DATA FOR THIS TASK:
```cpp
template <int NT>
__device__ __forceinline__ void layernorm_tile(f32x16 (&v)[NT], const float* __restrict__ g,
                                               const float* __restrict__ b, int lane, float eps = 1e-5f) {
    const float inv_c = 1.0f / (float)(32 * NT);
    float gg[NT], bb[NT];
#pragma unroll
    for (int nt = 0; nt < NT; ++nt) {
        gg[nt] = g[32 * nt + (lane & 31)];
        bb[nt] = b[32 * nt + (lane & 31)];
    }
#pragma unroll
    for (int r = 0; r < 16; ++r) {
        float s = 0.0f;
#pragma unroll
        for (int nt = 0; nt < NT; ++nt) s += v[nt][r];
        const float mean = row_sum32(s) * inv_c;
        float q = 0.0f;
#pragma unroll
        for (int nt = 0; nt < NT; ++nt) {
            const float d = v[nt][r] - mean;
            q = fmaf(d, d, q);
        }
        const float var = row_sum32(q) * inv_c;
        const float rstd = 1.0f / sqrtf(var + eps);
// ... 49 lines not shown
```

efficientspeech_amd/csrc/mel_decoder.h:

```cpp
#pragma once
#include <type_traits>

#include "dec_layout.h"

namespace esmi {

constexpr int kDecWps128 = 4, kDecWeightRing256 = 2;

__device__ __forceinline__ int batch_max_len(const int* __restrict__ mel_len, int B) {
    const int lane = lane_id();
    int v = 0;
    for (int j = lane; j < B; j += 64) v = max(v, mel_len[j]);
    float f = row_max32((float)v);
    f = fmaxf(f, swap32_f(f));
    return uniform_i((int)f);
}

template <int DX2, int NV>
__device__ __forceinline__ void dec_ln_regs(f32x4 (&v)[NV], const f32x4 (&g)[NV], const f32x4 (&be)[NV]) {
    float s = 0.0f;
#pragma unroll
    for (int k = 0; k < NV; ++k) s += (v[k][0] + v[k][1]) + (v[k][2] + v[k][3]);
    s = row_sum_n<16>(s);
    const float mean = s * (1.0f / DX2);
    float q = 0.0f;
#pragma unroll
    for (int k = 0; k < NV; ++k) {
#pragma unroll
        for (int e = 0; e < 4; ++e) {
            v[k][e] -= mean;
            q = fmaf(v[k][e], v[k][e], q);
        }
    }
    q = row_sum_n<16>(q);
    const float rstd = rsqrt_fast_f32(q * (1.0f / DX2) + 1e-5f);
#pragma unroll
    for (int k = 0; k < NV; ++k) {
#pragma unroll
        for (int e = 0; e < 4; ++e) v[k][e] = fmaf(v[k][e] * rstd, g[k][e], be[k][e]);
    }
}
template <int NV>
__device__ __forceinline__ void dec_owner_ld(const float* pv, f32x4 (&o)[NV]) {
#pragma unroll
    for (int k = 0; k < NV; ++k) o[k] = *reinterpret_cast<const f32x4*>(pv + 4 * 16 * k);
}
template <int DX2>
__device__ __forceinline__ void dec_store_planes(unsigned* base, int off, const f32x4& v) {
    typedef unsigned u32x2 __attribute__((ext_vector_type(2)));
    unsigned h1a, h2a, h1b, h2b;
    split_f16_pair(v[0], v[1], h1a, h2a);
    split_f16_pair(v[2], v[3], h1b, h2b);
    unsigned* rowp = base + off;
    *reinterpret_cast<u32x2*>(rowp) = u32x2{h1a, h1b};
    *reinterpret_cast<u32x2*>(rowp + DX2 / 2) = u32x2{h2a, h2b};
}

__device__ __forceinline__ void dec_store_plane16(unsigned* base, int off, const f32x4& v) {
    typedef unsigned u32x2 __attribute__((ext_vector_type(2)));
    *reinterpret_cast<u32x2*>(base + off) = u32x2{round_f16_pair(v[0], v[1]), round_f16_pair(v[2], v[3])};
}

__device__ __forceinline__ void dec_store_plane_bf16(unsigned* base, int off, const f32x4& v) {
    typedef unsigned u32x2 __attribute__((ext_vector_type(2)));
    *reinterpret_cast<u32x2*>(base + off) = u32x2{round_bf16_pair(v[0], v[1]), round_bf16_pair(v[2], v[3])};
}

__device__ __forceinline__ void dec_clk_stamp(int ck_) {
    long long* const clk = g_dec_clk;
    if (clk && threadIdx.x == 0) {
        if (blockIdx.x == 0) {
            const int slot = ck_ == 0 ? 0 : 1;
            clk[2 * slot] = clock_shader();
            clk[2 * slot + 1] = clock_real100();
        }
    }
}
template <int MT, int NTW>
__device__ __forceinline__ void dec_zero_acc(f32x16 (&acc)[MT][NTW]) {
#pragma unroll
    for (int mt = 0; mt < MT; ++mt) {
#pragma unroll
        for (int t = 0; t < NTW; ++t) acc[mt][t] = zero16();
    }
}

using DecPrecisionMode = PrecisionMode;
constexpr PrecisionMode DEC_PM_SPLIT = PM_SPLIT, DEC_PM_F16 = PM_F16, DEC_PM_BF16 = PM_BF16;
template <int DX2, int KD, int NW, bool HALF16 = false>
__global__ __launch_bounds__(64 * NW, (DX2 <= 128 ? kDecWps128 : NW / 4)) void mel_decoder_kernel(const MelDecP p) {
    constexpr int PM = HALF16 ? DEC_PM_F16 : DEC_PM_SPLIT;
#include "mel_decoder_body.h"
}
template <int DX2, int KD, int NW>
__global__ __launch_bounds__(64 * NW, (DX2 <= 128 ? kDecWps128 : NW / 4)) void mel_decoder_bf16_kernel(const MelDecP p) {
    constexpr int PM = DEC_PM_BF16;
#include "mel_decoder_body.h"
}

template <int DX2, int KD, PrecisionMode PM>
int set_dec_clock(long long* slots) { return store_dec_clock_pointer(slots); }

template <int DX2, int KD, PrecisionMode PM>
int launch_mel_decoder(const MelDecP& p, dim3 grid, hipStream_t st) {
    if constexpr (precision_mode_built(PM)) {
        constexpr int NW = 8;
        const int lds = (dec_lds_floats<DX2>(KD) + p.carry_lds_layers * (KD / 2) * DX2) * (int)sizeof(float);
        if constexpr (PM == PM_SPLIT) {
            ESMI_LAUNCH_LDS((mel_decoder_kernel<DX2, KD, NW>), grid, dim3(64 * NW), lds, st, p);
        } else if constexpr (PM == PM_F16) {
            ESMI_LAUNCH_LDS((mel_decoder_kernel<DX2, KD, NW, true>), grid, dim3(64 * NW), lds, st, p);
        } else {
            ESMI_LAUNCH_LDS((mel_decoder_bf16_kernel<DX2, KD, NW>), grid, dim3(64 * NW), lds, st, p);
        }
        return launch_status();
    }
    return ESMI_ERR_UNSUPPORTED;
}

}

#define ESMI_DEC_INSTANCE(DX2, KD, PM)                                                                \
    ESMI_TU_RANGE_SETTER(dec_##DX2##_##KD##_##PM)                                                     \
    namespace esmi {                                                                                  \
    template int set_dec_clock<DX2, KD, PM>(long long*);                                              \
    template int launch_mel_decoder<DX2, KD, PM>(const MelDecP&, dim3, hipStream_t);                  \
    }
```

EXERCISE REQUIREMENTS: Among the lines of the data, identify those with the word "rstd". Copy each of them.

FINISHED TASK:
        const float rstd = 1.0f / sqrtf(var + eps);
    const float rstd = rsqrt_fast_f32(q * (1.0f / DX2) + 1e-5f);
        for (int e = 0; e < 4; ++e) v[k][e] = fmaf(v[k][e] * rstd, g[k][e], be[k][e]);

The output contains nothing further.